Chavez also enlarged the Venezuelan military and armed it with Russian weapons purchased with petro-dollars. He said Venezuela needed a large and powerful military to protect its socialist revolution. Military power would also help extend the revolution. Chavez had a grandiose plan. He would create the South American "super-state" envisioned by 19th century South American revolutionary Simon Bolivar. This Bolivarian state would include Venezuela, Colombia, Surinam and parts of Ecuador.

However, Chavez' political and economic mismanagement had consequences. The economy sputtered. As domestic opposition increased, Chavez intimidated and brutalized his critics. Conditions in Venezuela declined.

Chavez died of cancer in March 2013. In April 2013, Maduro, the designated heir, won a disputed election. Oil prices dropped and the economic sputter became an economic collapse. The economy is now in its third year of deep recession. I mentioned the 700 percent inflation rate. Earlier this year food shortages began.

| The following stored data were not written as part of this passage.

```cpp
// ... 1865 lines not shown
    const size_t ps = g2 ? 192 : 96;
    DevMem raw(ps * n), sc(32 * n), err(sizeof(int));
    SPX_HIP(hipMemsetAsync(err.p, 0, 4, C.stream));
    SPX_HIP(hipMemcpyAsync(raw.p, bases, ps * n, hipMemcpyHostToDevice, C.stream));
    SPX_HIP(hipMemcpyAsync(sc.p, scalars, 32 * n, hipMemcpyHostToDevice, C.stream));
    launch_to_mont(sc.as<Fr>(), n, err.as<int>(), C.stream);
    if (g2)
        launch_points_from_bytes_g2(raw.as<G2Aff>(), n, err.as<int>(), C.stream);
    else
        launch_points_from_bytes_g1(raw.as<G1Aff>(), n, err.as<int>(), C.stream);
    MsmInst I{};
    I.c = (uint32_t)window_bits_for(n, msm_wide_min_log());
    I.W = (uint32_t)windows_for((int)I.c);
    I.size = (uint32_t)n;
    I.stride = (uint32_t)n;
    DevMem pre((g2 ? sizeof(G2Aff) : sizeof(G1Slot)) * n * I.W), out(msm_out_bytes(g2, 1));
    if (g2)
        precompute_level(C, raw.as<G2Aff>(), n, false, (int)I.c, (int)I.W, pre.as<G2Aff>());
    else
        precompute_level(C, raw.as<G1Aff>(), n, false, (int)I.c, (int)I.W, pre.as<G1Slot>());
    if (g2)
        msm_run_g2(C.msm, &I, 1, pre.as<G2Aff>(), sc.as<Fr>(), out.p, C.stream);
    else
        msm_run_g1(C.msm, &I, 1, pre.as<G1Slot>(), sc.as<Fr>(), out.p, C.stream);
    std::vector<uint8_t> h(out.bytes);
    int herr = 0;
    SPX_HIP(hipMemcpyAsync(h.data(), out.p, out.bytes, hipMemcpyDeviceToHost, C.stream));
    SPX_HIP(hipMemcpyAsync(&herr, err.p, 4, hipMemcpyDeviceToHost, C.stream));
    C.sync();
    if (herr & 1) throw SpxError(kSerialization, "non-canonical input");
    if (herr & 2) throw SpxError(kSerialization, "base point not on the curve");
    msm_skew_fold(C, h.data(), g2, 1);
    std::vector<uint8_t> res(ps);
    LocalComm local;
    if (g2)
        host::g2_to_uncompressed(res.data(), msm_results<HFq2>(local, h.data(), 1)[0]);
    else
// ... 32 lines not shown
```

### r1cs-spartan_amd/csrc/prover.hpp

```cpp
#pragma once
#include <hip/hip_runtime.h>

#include <algorithm>
#include <atomic>
#include <chrono>
#include <cstdlib>
#include <cstring>
#include <condition_variable>
#include <functional>
#include <memory>
#include <mutex>
#include <thread>
#include <stdexcept>
#include <string>
#include <vector>

#include "host_ff.hpp"
#include "kernels.hpp"
#include "transcript.hpp"

namespace spx {

struct SpxError : std::runtime_error {
    int code;
// ... 222 lines not shown
    void release() {
        if (c) c->in_use.store(false);
        c = nullptr;
    }
};

struct PP {
    int nv = 0;
    DevMem g1_raw_mem, g2_raw_mem;
    std::vector<uint64_t> lvl_off;
    host::Affine<host::Fq> g;
    host::Affine<host::Fq2> h;
    DevMem g1_pre;
    int g1_c = 0, g1_W = 0;
    DevMem g2_pre;
    std::vector<uint64_t> g2_off;
    std::vector<int> g2_c, g2_W;
    bool has_t = false;
    std::vector<host::Fr> t;
    G1Aff* g1_level(int i) const { return g1_raw_mem.as<G1Aff>() + lvl_off[i]; }
    G2Aff* g2_level(int i) const { return g2_raw_mem.as<G2Aff>() + lvl_off[i]; }
};
void pp_preprocess(Ctx& C, PP& P);
int window_bits_for(uint64_t size, int wide_min_log);
int windows_for(int c);
int msm_wide_min_log();
std::vector<int> g2_window_plan(int nv, int wide_min_log);

struct HostCsr {
    uint64_t n = 0;
    std::vector<uint64_t> rp;
    std::vector<uint32_t> col;
    std::vector<uint8_t> val;
};
struct DevSparse {
    DevMem ptr[3], idx[3], val[3];
    DevMem chunks, lrows;
    int nchunks = 0, nlrows = 0;
    SparseView3 view() const {
        SparseView3 v;
        for (int m = 0; m < 3; ++m) {
// ... 120 lines not shown
```

Before: 64.79 million.

## Store MSM base tables in unpacked 29-bit limb form, add optional G2 limb table

```diff
diff --git a/include/spartan_hip.h b/include/spartan_hip.h
--- a/include/spartan_hip.h
+++ b/include/spartan_hip.h
@@ -167,6 +167,7 @@
 int spx_msm_window_plan(uint64_t size, int *c, int *windows);
 int spx_msm_level_plan(int nv, int *c);
 int spx_pp_window_plan(spx_pp *pp, int level, int *c, int *windows);
+int spx_pp_table_form(spx_pp *pp, int *g2_limb);
 
 int spx_sum_over_y(spx_ctx *ctx, const spx_csr *m, const uint8_t *z, uint8_t *out);
 int spx_eval_on_x(spx_ctx *ctx, const spx_csr *m, const uint8_t *r_x, uint8_t *out);
diff --git a/r1cs-spartan_amd/__init__.py b/r1cs-spartan_amd/__init__.py
--- a/r1cs-spartan_amd/__init__.py
+++ b/r1cs-spartan_amd/__init__.py
@@ -79,6 +79,7 @@
     "spx_msm_window_plan",
     "spx_msm_level_plan",
     "spx_pp_window_plan",
+    "spx_pp_table_form",
     "spx_ctx_mem_info",
     "spx_ctx_set_sync_poll",
     "spx_ctx_set_group",
@@ -190,6 +191,8 @@
         L.spx_msm_window_plan.argtypes = [ctypes.c_uint64, pint, pint]
         L.spx_msm_level_plan.argtypes = [ctypes.c_int, pint]
         L.spx_pp_window_plan.argtypes = [vp, ctypes.c_int, pint, pint]
+        if hasattr(L, "spx_pp_table_form") or not os.environ.get("SPX_LIB_PATH"):
+            L.spx_pp_table_form.argtypes = [vp, pint]
     if hasattr(L, "spx_comm_hub_create_rccl") or not os.environ.get("SPX_LIB_PATH"):
         L.spx_comm_hub_create_rccl.argtypes = [u8p, ctypes.c_int, ctypes.c_int, ctypes.c_int, ctypes.POINTER(vp)]
         L.spx_comm_hub_create_shm.argtypes = [ctypes.c_char_p, ctypes.c_int, ctypes.c_int, ctypes.POINTER(vp)]
@@ -590,6 +593,11 @@
         _check(lib().spx_pp_window_plan(self.h, int(level), ctypes.byref(c), ctypes.byref(w)))
         return c.value, w.value
 
+    def table_form(self):
+        v = ctypes.c_int(0)
+        _check(lib().spx_pp_table_form(self.h, ctypes.byref(v)))
+        return "limb" if v.value else "packed"
+
     def serialize_uncompressed(self):
         n = ctypes.c_size_t(0)
         _check(lib().spx_pp_serialize(self.h, None, 0, ctypes.byref(n)))
diff --git a/r1cs-spartan_amd/csrc/capi.cpp b/r1cs-spartan_amd/csrc/capi.cpp
--- a/r1cs-spartan_amd/csrc/capi.cpp
+++ b/r1cs-spartan_amd/csrc/capi.cpp
@@ -307,6 +307,12 @@
         if (level < -1 || level >= P.nv) spx::invalid("level out of range");
         *c = level < 0 ? P.g1_c : P.g2_c[level];
         *windows = level < 0 ? P.g1_W : P.g2_W[level];
+    });
+}
+int spx_pp_table_form(spx_pp* pp, int* g2_limb) {
+    return guard([&] {
+        if (!pp || !g2_limb) spx::invalid("null argument");
+        *g2_limb = pp->p->g2_limb ? 1 : 0;
     });
 }
 int spx_msm_window_plan(uint64_t size, int* c, int* windows) {
diff --git a/r1cs-spartan_amd/csrc/curve_dev.hpp b/r1cs-spartan_amd/csrc/curve_dev.hpp
--- a/r1cs-spartan_amd/csrc/curve_dev.hpp
+++ b/r1cs-spartan_amd/csrc/curve_dev.hpp
@@ -12,12 +12,18 @@
     F x, y, zz, zzz;
 };
 using G1Aff = Aff<Fq>;
-struct G1Slot {
-    G1Aff p;
-    uint32_t pad[8];
+struct alignas(16) LimbSlot {
+    uint32_t x[14], y[14];
+    uint32_t pad[4];
 };
+static constexpr uint32_t kSlotInf = 1u << 31;
+using G1Slot = LimbSlot;
 static_assert(sizeof(G1Slot) == 128, "G1 table slot");
 using G2Aff = Aff<Fq2>;
+struct G2Slot {
+    LimbSlot h[2];
+};
+static_assert(sizeof(G2Slot) == 256, "G2 limb-form table slot");
 using G1Xyzz = Xyzz<Fq>;
 using G2Xyzz = Xyzz<Fq2>;
 
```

In 2007, Chavez flexed his military muscles and publicly toyed with invading the island of Curacao, a Dutch-protected territory just off the Venezuelan coast. At least two serious studies concluded a Venezuelan quick strike could seize the weakly-defended island before Dutch, British and U.S. forces could respond.

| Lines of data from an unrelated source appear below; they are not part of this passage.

static bool lq_replay(const LqRec *rec, int kbase, int first_base, size_t K, LqReplay &out) {
    std::vector<int> &result = out.result;
    result.assign(K, -1);
    for (int j = 0; j < kbase; j++) result[j] = first_base + j;
    size_t count = (size_t)kbase;
    constexpr size_t B = 16;
    const size_t nb = (K + B - 1) / B;
    std::vector<double> fval(nb * B, 0.0);
    std::vector<char> fkn(nb * B, 0);
    std::vector<double> bbv(nb, 0.0), bmu(nb, -1.0);
    std::vector<int> bbest(nb, -1);
    auto rescan = [&](const size_t b) {
        int best = -1; double bv = 0, mu = -1;
        const size_t lo = b * B, hi = std::min(count, lo + B);
        for (size_t j = lo; j < hi; j++) {
            if (fkn[j]) { if (best < 0 || fval[j] > bv) { bv = fval[j]; best = (int)j; } }
            else if (fval[j] > mu) mu = fval[j];
        }
        bbest[b] = best; bbv[b] = bv; bmu[b] = mu;
    };
    for (size_t j = 0; j < count; j++) { fval[j] = rec[result[j]].val; fkn[j] = (char)rec[result[j]].kn; }
    for (size_t b = 0; b < nb; b++) rescan(b);
    const int fault = g_debug_fault.load(std::memory_order_relaxed);
    while (count < K) {
        int best = -1; double bv = 0, mu = -1;
        const size_t nbu = (count + B - 1) / B;
        for (size_t b = 0; b < nbu; b++) {
            if (bbest[b] >= 0 && (best < 0 || bbv[b] > bv)) { bv = bbv[b]; best = bbest[b]; }
            if (bmu[b] > mu) mu = bmu[b];
        }
        if (mu < 0 || (best >= 0 && bv > mu)) {
            if (fault == 2) {
                int second = -1; double sv = -1;
                for (size_t j = 0; j < count; j++) if ((int)j != best && fkn[j] && fval[j] > sv) { sv = fval[j]; second = (int)j; }
                if (second >= 0 && sv >= kDelta && sv < bv) { best = second; bv = sv; }
            }
            if (!(bv >= kDelta)) { out.stopped_early = true; break; }
            const int id = result[best], l = rec[id].left;
            out.commits.push_back(LqCommit{best, id, (int)count, l});
            result[count] = l; result[best] = l + 1;
            fval[count] = rec[l].val; fkn[count] = (char)rec[l].kn;
            fval[best] = rec[l + 1].val; fkn[best] = (char)rec[l + 1].kn;
            count++;
            rescan((size_t)best / B);
            if ((count - 1) / B != (size_t)best / B) rescan((count - 1) / B);
            continue;
        }
        if (std::max(best >= 0 ? bv : 0.0, mu) < kDelta) { out.stopped_early = true; break; }
        return false;
    }
    result.resize(count);
    return true;
}

std::atomic<int> g_lq_device{getenv("PAMD_LQ_DEVICE") ? atoi(getenv("PAMD_LQ_DEVICE")) : 2};
std::atomic<int> g_gq_device{getenv("PAMD_GQ_DEVICE") ? atoi(getenv("PAMD_GQ_DEVICE")) : 1};
constexpr size_t kLqDeviceAutoPixels = (size_t)40 << 20;

static bool lq_device_eligible(const Engine &E, size_t N, size_t K, bool verbose, bool allow_device) {
    const int lq_mode = g_lq_device.load(std::memory_order_relaxed);
    return allow_device && (lq_mode == 1 || (lq_mode == 2 && N < kLqDeviceAutoPixels)) && !E.shard && !verbose && K <= (size_t)kLqDevMaxK;
}

static void ws_prepare(Engine &E, size_t N, size_t K, bool weighted, bool verbose) {
    const size_t planes = weighted ? 4 : 3;
    const bool lq_dev = lq_device_eligible(E, N, K, verbose, true);
    const size_t slack = lq_dev ? (size_t)kLqRoundCap : 0, ntA = ceil_div(N, (size_t)kTileA) + slack, ntP = ceil_div(N, (size_t)kTileP) + slack;
    const size_t tables = lq_dev ? (size_t)kLqRoundCap * kBuckets : (size_t)kBuckets;
    E.cvt.reserve(planes * N); E.cstats.reserve(1);
    E.bufA.reserve(planes * N + 64); E.bufB.reserve(planes * N + 64); E.bkt.reserve(N);
    E.tilesA.reserve(ntA); E.tilesP.reserve(ntP);
    E.tilecnt.reserve(ntP * kMaxChildren); E.tileoff.reserve(ntP * kMaxChildren);
    E.round_nodes.reserve(1); E.node_tile0.reserve(2); E.h_round.reserve(kBuckets);
    E.hist.reserve(std::max(hist_slot_doubles(), lq_dev ? (size_t)kNQ_LQ * 2 * kBuckets * kLqRoundCap : 0));
    E.hsize.reserve(tables); E.hcount.reserve(tables); E.lut.reserve(tables);
    E.nodes.reserve(std::max<size_t>(4 * K + 64, lq_dev ? (size_t)kLqNodeCap : 0));
    E.h_dbl.reserve(16 * kBuckets * 2 + 64);
    E.gq.reserve(1); E.gqout.reserve(1); E.h_gqout.reserve(1); E.h_gq.reserve(1);
    const size_t nput = kGqMaxK + 1;
    E.stage_in.reserve(nput); E.stage_out.reserve(nput); E.ids.reserve(nput); E.h_stage_in.reserve(nput); E.h_stage_out.reserve(nput);
    E.h_ids.reserve(nput); E.h_ids_get.reserve(nput);
    E.h_cent.reserve(3 * K);
    if (lq_dev) { E.lqctl.reserve(1); E.h_lqhead.reserve(1); E.h_lqrec.reserve(kLqNodeCap); E.h_lqcen.reserve(kLqNodeCap); }
}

In 2016, Curacao is being invaded by Venezuelan refugees. The island cannot handle the refugee influx. Refugees had fled to Colombia as well. A recent poll in Venezuela indicated between 40 and 50 percent of Venezuelans would flee their country if they had the chance. Why? Shortages. Long lines for food and next to no medicine. Once prosperous Venezuelans complain they now spend their days hunting for food.

For decades, Venezuela has relied on food imports to meet domestic needs. Oil revenues supplied the cash. Now that money is gone. In July, Maduro militarized food distribution, or tried to. He ordered the Venezuelan military to monitor food production and oversee the distribution of food supplies.

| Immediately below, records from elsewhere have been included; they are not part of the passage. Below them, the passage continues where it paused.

namespace {
constexpr int PAD_PX = 272, PAD_LIST = 272, PAD_RECT = 34;
constexpr double PI_ = rg::PI_, LOG_EPS = 0.0, LSD_SCALE = 0.8;
struct AngMap { int w, h; const float *deg; };

__device__ __forceinline__ double rg_log_gamma_windschitl(double x) { return 0.918938533204673 + (x - 0.5) * log(x) - x + 0.5 * x * log(x * sinh(1 / x) + 1 / (810.0 * pow(x, 6.0))); }
__device__ double rg_log_gamma(double x) {
    if (x > 15.0) return rg_log_gamma_windschitl(x);
    const double q[7] = {75122.6331530, 80916.6278952, 36308.2951477, 8687.24529705, 1168.92649479, 83.8676043424, 2.50662827511};
    double a = (x + 0.5) * log(x + 5.5) - (x + 5.5), b = 0;
    for (int n = 0; n < 7; ++n) { a -= log(x + double(n)); b += q[n] * pow(x, double(n)); }
    return a + log(b);
}
#ifndef RG_IMPROVE_WAVES
// ... 121 lines not shown
    if (log_nfa > LOG_EPS) return log_nfa;
    const int g = lane >> 3, sub = lane & 7;
    rg::Rect mine;
    int tot = 0, al = 0, cnt = 0;
    auto tolerances = [&]() {
        mine = rec;
        double p = rec.p, precs[5];
#pragma unroll
        for (int n = 0; n < 5; ++n) { p /= 2; precs[n] = p * PI_; if (n <= g) { mine.p = p; mine.prec = precs[n]; } }
        int t, alg[5]; rg_rect_count<5>(F, rec, precs, lane, t, alg);
        tot = t; al = alg[0];
#pragma unroll
        for (int n = 1; n < 5; ++n) if (g == n) al = alg[n];
        cnt = 5;
    };
    auto shrink = [&](int side) {
        mine = rec; cnt = 0;
        double wd = rec.width;
#pragma unroll
        for (int n = 0; n < 5; ++n) if ((wd - delta) >= 0.5) { wd -= delta; cnt++; }
#pragma unroll
        for (int n = 0; n < 5; ++n) if (n <= g && (mine.width - delta) >= 0.5) {
            if (side == 1) { mine.x1 += -mine.dy * delta_2; mine.y1 += mine.dx * delta_2; mine.x2 += -mine.dy * delta_2; mine.y2 += mine.dx * delta_2; }
            else if (side == 2) { mine.x1 -= -mine.dy * delta_2; mine.y1 -= mine.dx * delta_2; mine.x2 -= -mine.dy * delta_2; mine.y2 -= mine.dx * delta_2; }
            mine.width -= delta;
        }
        if (cnt) rg_rect_count_group(F, mine, g < cnt, sub, tot, al);
    };
    auto take_best = [&]() {
        const bool on = g < cnt;
        const double mv = rg_nfa(on ? tot : 0, on ? al : 0, mine.p, LOG_NT, lgt);
        int best = -1;
#pragma unroll
        for (int n = 0; n < 5; ++n) { const double vn = __shfl(mv, 8 * n); if (n < cnt && vn > log_nfa) { log_nfa = vn; best = n; } }
        if (best >= 0) rec = rg_rect_shfl(mine, 8 * best);
    };
    tolerances(); take_best();
    if (log_nfa > LOG_EPS) return log_nfa;
    for (int side = 0; side < 3; side++) {
        shrink(side);
        if (cnt) take_best();
        if (log_nfa > LOG_EPS) return log_nfa;
    }
    if ((rec.width - delta) >= 0.5) { tolerances(); take_best(); }
    return log_nfa;
}

struct SeqParams {
    int F, w, h;
    const int *caddr; const int *frame_base; const float *cdeg; const float2 *ccs; const double *mod; const float *ang;
    float *ang32; float *seed_cs; int *glist; double *rect; size_t rect_stride; int cand_cap; int *cand_cnt; int *status;
    int min_reg_size, list_cap;
    size_t pix_stride;
};
__global__ void __launch_bounds__(256) lsd_rg_fill32(float4 *ang, size_t n4) {
    const size_t i = (size_t)blockIdx.x * 256 + threadIdx.x;
    if (i < n4) ang[i] = make_float4(rgs::NOTDEF_F, rgs::NOTDEF_F, rgs::NOTDEF_F, rgs::NOTDEF_F);
}
__global__ void __launch_bounds__(256) lsd_rg_scatter(SeqParams P) {
    const int f = blockIdx.y, base = P.frame_base[f], ne = P.frame_base[f + 1] - base;
    const int i = blockIdx.x * 256 + threadIdx.x;
    if (i >= ne) return;
    const int q = P.caddr[base + i] & 0x7fffffff;
    const float d = P.cdeg[base + i];
    P.ang32[(size_t)f * P.pix_stride + q] = d;
    const double a = double(d) * rg::DEG_TO_RADS;
    reinterpret_cast<float2 *>(P.seed_cs)[base + i] = make_float2(float(cos(a)), float(sin(a)));
}
__device__ __forceinline__ void lsd_rg_seq_body(const SeqParams &P) {
    const int f = __builtin_amdgcn_readfirstlane(blockIdx.x * (blockDim.x >> 6) + (threadIdx.x >> 6));
    if (f >= P.F) return;
#ifdef RGS_PRIO
    __builtin_amdgcn_s_setprio(RGS_PRIO);
#endif
    const int base = P.frame_base[f];
    rgs::Frame Fr;
    Fr.w = P.w; Fr.h = P.h; Fr.ne = P.frame_base[f + 1] - base;
    Fr.caddr = P.caddr + base; Fr.fre = P.ang32 + (size_t)f * P.pix_stride; Fr.ang = P.ang + (size_t)f * P.w * P.h; Fr.mod = P.mod + (size_t)f * P.w * P.h; Fr.seed_cs = P.seed_cs + 2 * (size_t)base;
    Fr.rect = P.rect + (size_t)f * P.rect_stride; Fr.cand_cap = P.cand_cap; Fr.cand_cnt = P.cand_cnt + f;
    Fr.status = P.status + 4 * f; Fr.min_reg_size = P.min_reg_size; Fr.list_cap = P.list_cap;
    rgs::List L;
    L.glob = P.glist + (size_t)f * rgs::CAP; L.ring[0] = 0;
    rgs::run_frame<rgs::Wave>(Fr, L);
}
#ifdef RGS_WAVES
__global__ void __launch_bounds__(1024) __attribute__((amdgpu_waves_per_eu(RGS_WAVES, RGS_WAVES))) lsd_rg_seq(SeqParams P) { lsd_rg_seq_body(P); }
#else
__global__ void __launch_bounds__(1024) lsd_rg_seq(SeqParams P) { lsd_rg_seq_body(P); }
#endif
constexpr int WLK_SLICES = 8;
struct WlkLaunch { rgl::Batch slice[WLK_SLICES]; int n_slices, waves_per_slice; };
template <int NS> struct WlkMail {
    rgw::Mail<NS> &m; int base;
    __device__ __forceinline__ rgw::Mail<NS> &mail() { return m; }
    __device__ __forceinline__ int slot_of(int l) const { return base + l; }
    __device__ __forceinline__ int ring_size() const { return NS; }
    __device__ __forceinline__ void after_iteration(const rgl::Batch &) {}
};
template <int WK, int NWAVES, int ACC> __global__ void __launch_bounds__(64 * NWAVES) lsd_rg_wlk(WlkLaunch L, int blocks_per_slice) {
    constexpr int NS = WK * 64;
    __shared__ rgw::Mail<NS> mail;
    for (int k = threadIdx.x; k < NS; k += 64 * NWAVES) { mail.slot[k].state = 0; mail.slot[k].fl = 0; mail.ring_id[k] = 0; mail.ring_tick[k] = 0; }
    if (threadIdx.x == 0) { mail.tail = 0; mail.head = 0; mail.walkers_done = 0; }
    __syncthreads();
    const int wv = __builtin_amdgcn_readfirstlane(threadIdx.x >> 6), lane = threadIdx.x & 63;
    const int c = blockIdx.x / blocks_per_slice;
    const rgl::Batch &B = L.slice[c];
    if (wv < WK) {
        const int f0 = ((blockIdx.x - c * blocks_per_slice) * WK + wv) * 64;
        if (f0 < B.F) { WlkMail<NS> mp{mail, wv * 64}; rgw::run_walker<rgl::LWave, ACC>(B, f0, mp); }
        rgw::wg_release();
        if (lane == 0) rgw::lds_add(&mail.walkers_done, 1);
        return;
    }
    for (;;) {
        int t = 0;
        if (lane == 0) t = rgw::lds_add(&mail.head, 1);
        t = __builtin_amdgcn_readfirstlane(t);
        bool quit = false;
        while (__builtin_amdgcn_readfirstlane(rgw::lds_ld(&mail.ring_tick[t % NS])) != t + 1) {
            if (__builtin_amdgcn_readfirstlane(rgw::lds_ld(&mail.walkers_done)) == WK && __builtin_amdgcn_readfirstlane(rgw::lds_ld(&mail.tail)) <= t) { quit = true; break; }
            __builtin_amdgcn_s_sleep(4);
        }
        if (quit) break;
        rgw::serve_ticket<rgs::Wave, NS>(B, mail, t);
    }
}
__global__ void __launch_bounds__(1024) lsd_rg_cand_scan(const int *cand_cnt, int F, int *cand_base) {
    __shared__ int part[1024];
    const int t = threadIdx.x, per = (F + 1023) / 1024;
    int sum = 0;
    for (int k = 0; k < per; k++) { const int f = t * per + k; if (f < F) sum += cand_cnt[f]; }
    part[t] = sum;
    __syncthreads();
    for (int d = 1; d < 1024; d <<= 1) { const int v = t >= d ? part[t - d] : 0; __syncthreads(); part[t] += v; __syncthreads(); }
    int run = part[t] - sum;
    for (int k = 0; k < per; k++) { const int f = t * per + k; if (f < F) { cand_base[f] = run; run += cand_cnt[f]; } }
    if (t == 1023) cand_base[F] = part[1023];
}
__global__ void __launch_bounds__(256) __attribute__((amdgpu_waves_per_eu(RG_IMPROVE_WAVES, RG_IMPROVE_WAVES))) lsd_rg_improve(SeqParams P, const int *cand_base, int n_cand, const double *lgt, float4 *line, uint8_t *has) {
    const int base = (blockIdx.x * 4 + (threadIdx.x >> 6)) * 8, lane = threadIdx.x & 63, grp = lane >> 3, sub = lane & 7;
    if (base >= n_cand) return;
    const double LOG_NT = 5 * (log10(double(P.w)) + log10(double(P.h))) / 2 + log10(11.0);
    auto frame_of = [&](int wv) { int lo = 0, hi = P.F; while (hi - lo > 1) { const int mid = (lo + hi) >> 1; if (cand_base[mid] <= wv) lo = mid; else hi = mid; } return lo; };
    auto load_rect = [&](int wv, int f, rg::Rect &rec) {
        const double *o = P.rect + (size_t)f * P.rect_stride + (size_t)(wv - cand_base[f]) * 12;
        rec.x1 = o[0]; rec.y1 = o[1]; rec.x2 = o[2]; rec.y2 = o[3]; rec.width = o[4]; rec.x = o[5]; rec.y = o[6]; rec.theta = o[7]; rec.dx = o[8]; rec.dy = o[9]; rec.prec = o[10]; rec.p = o[11];
    };
    auto emit = [&](int wv, rg::Rect rec, double log_nfa) {
        const bool ok = log_nfa > LOG_EPS;
        if (ok) {
            rec.x1 += 0.5; rec.y1 += 0.5; rec.x2 += 0.5; rec.y2 += 0.5;
            rec.x1 /= LSD_SCALE; rec.y1 /= LSD_SCALE; rec.x2 /= LSD_SCALE; rec.y2 /= LSD_SCALE;
            line[wv] = make_float4(float(rec.x1), float(rec.y1), float(rec.x2), float(rec.y2));
        }
        has[wv] = ok ? 1 : 0;
    };
    const int mine = base + grp;
    const bool on = mine < n_cand;
    const int f1 = frame_of(on ? mine : n_cand - 1);
    rg::Rect r1;
    load_rect(on ? mine : n_cand - 1, f1, r1);
    double log1;
    {
        RectSpan S; S.set(r1, P.h);
        const float *deg = P.ang + (size_t)f1 * P.w * P.h;
        int tot = 0, alg[1] = {0};
        if (on)
            for (int y = S.y_first + sub; y <= S.y_hi; y += 8) {
                int lx, rx;
                if (!S.row(y, P.w, lx, rx)) continue;
                tot += rx - lx + 1;
                rg_row_count<1>(deg + (size_t)y * P.w, lx, rx, 0, 1, r1.theta, &r1.prec, alg);
            }
        for (int off = 1; off < 8; off <<= 1) { tot += __shfl_xor(tot, off); alg[0] += __shfl_xor(alg[0], off); }
        log1 = rg_nfa(tot, alg[0], r1.p, LOG_NT, lgt);
    }
    if (on && sub == 0 && log1 > LOG_EPS) emit(mine, r1, log1);
    unsigned long long todo = __ballot(on && sub == 0 && !(log1 > LOG_EPS));
    while (todo) {
        const int l = __ffsll((long long)todo) - 1;
        todo &= todo - 1;
        const int wv = base + (l >> 3), f = __shfl(f1, l);
        const double first = __shfl(log1, l);
        rg::Rect rec;
        load_rect(wv, f, rec);
        const AngMap Fr = {P.w, P.h, P.ang + (size_t)f * P.w * P.h};
        const double log_nfa = rg_rect_improve(Fr, rec, LOG_NT, lane, lgt, first);
        if (lane == 0) emit(wv, rec, log_nfa);
    }
}
}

Though Venezuelans are angry and disenchanted, political opposition remains fragmented and ineffective.

The opposition coalition, Democratic Unity, wants to remove Maduro from office but its call for a referendum has encountered bureaucratic resistance. Venezuelan law governing recall elections and removal from office are also quirky. The national election board also says its members have been threatened, presumably by Maduro's supporters.

For the moment, Maduro has stymied and cowed his opponents. Maduro has the guns and he controls the food. Repression, however, doesn't prevent starvation. Civil wars typically explode with a spasm of violence. Instead, Venezuela is imploding into civil chaos. The next year will be dangerous and difficult.